• Aim of the task
When a line of the entries contains the word "long", report that line.

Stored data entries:
^^^^^^^^^^^^^^^^

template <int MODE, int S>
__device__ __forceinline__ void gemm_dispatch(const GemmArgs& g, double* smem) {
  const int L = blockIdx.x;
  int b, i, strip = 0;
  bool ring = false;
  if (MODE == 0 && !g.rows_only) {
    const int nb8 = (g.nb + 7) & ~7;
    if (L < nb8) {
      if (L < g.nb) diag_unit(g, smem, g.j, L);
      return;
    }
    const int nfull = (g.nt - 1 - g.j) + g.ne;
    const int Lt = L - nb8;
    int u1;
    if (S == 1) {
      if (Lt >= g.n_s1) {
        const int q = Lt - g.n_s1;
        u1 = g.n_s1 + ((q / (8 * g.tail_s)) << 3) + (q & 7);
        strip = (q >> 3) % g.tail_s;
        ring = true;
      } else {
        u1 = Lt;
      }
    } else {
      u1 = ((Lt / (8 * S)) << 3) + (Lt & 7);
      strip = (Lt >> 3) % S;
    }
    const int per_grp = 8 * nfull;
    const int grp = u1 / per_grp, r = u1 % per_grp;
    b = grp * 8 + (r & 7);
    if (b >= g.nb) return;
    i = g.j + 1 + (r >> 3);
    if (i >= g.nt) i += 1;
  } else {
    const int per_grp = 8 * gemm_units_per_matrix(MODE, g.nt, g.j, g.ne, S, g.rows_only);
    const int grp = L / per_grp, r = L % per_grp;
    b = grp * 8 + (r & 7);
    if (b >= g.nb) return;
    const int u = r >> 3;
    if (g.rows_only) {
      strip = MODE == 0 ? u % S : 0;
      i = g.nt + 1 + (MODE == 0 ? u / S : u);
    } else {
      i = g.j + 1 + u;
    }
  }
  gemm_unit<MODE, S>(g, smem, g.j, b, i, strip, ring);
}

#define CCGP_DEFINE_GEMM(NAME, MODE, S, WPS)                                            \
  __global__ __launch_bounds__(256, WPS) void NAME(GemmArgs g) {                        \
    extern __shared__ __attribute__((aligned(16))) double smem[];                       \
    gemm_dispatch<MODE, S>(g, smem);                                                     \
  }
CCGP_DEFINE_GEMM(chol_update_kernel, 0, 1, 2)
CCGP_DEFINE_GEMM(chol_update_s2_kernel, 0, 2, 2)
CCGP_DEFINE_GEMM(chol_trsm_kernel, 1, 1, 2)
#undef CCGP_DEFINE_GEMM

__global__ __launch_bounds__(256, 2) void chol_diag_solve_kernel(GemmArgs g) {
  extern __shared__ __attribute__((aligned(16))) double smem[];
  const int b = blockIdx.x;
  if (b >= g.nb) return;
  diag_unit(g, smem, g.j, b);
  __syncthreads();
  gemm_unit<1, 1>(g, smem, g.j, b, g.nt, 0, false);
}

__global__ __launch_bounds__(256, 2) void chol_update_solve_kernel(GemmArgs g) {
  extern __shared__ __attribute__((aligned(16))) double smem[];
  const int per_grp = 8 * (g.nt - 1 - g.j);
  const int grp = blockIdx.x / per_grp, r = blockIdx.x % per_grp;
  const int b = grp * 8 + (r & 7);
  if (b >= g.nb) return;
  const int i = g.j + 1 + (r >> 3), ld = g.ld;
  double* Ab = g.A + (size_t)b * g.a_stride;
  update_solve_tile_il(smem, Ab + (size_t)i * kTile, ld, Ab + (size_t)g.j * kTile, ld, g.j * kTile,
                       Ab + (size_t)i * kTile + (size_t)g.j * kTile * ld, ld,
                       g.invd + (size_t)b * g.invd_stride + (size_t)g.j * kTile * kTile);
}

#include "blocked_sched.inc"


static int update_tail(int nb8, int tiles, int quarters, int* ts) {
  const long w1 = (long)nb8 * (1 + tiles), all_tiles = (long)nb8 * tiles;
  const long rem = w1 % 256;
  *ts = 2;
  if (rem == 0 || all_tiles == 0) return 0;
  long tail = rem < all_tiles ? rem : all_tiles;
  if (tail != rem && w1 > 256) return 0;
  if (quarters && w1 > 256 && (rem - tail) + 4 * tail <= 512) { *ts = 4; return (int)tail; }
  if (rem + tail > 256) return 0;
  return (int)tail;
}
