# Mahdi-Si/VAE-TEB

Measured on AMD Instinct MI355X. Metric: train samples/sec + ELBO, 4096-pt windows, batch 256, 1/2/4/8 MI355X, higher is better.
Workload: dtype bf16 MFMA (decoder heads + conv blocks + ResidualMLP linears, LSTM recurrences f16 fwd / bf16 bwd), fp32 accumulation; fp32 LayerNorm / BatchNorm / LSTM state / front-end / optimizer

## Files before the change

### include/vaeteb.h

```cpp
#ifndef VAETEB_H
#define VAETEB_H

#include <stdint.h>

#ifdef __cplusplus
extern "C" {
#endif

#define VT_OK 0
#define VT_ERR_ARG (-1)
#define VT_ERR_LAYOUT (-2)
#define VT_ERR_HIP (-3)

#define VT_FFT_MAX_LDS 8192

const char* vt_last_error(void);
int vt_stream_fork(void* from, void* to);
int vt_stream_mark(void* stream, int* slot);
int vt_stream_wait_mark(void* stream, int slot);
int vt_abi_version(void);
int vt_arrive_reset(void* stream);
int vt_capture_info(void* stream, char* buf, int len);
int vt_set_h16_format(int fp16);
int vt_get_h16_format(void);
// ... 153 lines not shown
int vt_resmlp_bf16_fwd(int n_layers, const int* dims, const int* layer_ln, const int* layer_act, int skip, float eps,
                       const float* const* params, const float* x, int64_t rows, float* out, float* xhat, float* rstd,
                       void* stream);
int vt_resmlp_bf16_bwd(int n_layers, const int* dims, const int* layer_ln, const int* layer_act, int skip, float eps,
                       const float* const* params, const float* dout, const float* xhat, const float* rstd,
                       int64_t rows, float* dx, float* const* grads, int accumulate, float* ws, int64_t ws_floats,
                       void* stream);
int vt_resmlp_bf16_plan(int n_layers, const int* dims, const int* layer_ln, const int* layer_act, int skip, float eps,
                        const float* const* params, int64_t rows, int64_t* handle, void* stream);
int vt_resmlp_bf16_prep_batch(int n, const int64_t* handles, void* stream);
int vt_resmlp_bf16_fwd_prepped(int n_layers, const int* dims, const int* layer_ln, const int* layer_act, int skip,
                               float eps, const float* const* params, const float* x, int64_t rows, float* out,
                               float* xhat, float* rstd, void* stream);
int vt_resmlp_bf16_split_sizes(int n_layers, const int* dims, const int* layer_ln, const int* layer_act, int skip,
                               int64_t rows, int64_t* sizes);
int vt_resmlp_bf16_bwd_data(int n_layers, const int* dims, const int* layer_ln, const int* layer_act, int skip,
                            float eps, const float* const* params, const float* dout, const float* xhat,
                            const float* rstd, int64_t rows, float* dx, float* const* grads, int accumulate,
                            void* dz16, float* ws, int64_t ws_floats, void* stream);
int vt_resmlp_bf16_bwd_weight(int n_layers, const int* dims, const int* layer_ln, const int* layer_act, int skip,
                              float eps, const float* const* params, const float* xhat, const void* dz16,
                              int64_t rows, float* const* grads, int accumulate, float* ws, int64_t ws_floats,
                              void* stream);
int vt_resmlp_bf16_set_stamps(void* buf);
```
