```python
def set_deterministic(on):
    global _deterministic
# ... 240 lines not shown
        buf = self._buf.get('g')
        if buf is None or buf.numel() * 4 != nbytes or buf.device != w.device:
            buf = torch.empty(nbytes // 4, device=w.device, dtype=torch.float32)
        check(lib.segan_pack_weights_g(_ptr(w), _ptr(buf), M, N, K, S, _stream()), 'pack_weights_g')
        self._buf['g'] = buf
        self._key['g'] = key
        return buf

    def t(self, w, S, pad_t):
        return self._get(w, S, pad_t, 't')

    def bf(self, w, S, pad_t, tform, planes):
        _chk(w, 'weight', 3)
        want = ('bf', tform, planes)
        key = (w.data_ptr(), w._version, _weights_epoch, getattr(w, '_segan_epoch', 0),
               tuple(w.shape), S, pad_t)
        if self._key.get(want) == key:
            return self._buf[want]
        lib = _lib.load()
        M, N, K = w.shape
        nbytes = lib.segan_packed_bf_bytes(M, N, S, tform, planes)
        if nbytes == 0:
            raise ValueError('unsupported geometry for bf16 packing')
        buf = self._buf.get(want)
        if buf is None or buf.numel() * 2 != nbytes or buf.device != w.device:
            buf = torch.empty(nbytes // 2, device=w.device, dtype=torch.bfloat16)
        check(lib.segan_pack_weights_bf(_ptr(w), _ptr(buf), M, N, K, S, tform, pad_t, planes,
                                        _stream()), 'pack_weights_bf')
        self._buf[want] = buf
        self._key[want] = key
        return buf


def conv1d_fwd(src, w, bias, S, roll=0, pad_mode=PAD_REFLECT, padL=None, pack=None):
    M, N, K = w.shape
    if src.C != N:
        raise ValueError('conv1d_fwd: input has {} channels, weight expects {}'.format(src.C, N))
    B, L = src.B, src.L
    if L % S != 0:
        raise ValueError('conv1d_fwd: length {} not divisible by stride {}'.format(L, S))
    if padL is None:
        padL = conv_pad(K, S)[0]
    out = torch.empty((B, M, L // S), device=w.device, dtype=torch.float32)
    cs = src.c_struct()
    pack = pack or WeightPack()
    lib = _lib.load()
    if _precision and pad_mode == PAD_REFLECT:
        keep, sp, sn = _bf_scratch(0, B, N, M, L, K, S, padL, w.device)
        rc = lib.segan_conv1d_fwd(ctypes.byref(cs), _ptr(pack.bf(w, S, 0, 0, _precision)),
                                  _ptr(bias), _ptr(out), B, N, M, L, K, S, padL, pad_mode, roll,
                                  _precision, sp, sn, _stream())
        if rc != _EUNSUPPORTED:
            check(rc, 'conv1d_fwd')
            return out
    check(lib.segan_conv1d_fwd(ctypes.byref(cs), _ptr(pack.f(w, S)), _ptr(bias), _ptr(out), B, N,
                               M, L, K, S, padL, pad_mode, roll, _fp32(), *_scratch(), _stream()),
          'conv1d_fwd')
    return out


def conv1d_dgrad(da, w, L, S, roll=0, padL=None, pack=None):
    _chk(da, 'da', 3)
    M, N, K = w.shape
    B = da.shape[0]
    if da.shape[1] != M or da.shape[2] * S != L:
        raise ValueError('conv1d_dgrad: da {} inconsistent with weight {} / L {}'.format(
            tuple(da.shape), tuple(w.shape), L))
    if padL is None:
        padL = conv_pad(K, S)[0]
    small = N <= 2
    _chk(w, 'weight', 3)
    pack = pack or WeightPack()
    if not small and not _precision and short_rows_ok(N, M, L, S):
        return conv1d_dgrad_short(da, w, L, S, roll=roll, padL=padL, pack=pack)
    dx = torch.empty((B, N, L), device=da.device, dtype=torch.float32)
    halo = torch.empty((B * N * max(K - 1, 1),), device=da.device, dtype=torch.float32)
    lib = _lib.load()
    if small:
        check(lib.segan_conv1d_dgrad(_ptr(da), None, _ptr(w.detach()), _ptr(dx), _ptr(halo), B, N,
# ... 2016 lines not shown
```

^^^^^^^^^^^^^^^^

• Answer space
  const long w1 = (long)nb8 * (1 + tiles), all_tiles = (long)nb8 * tiles;
  const long rem = w1 % 256;
  long tail = rem < all_tiles ? rem : all_tiles;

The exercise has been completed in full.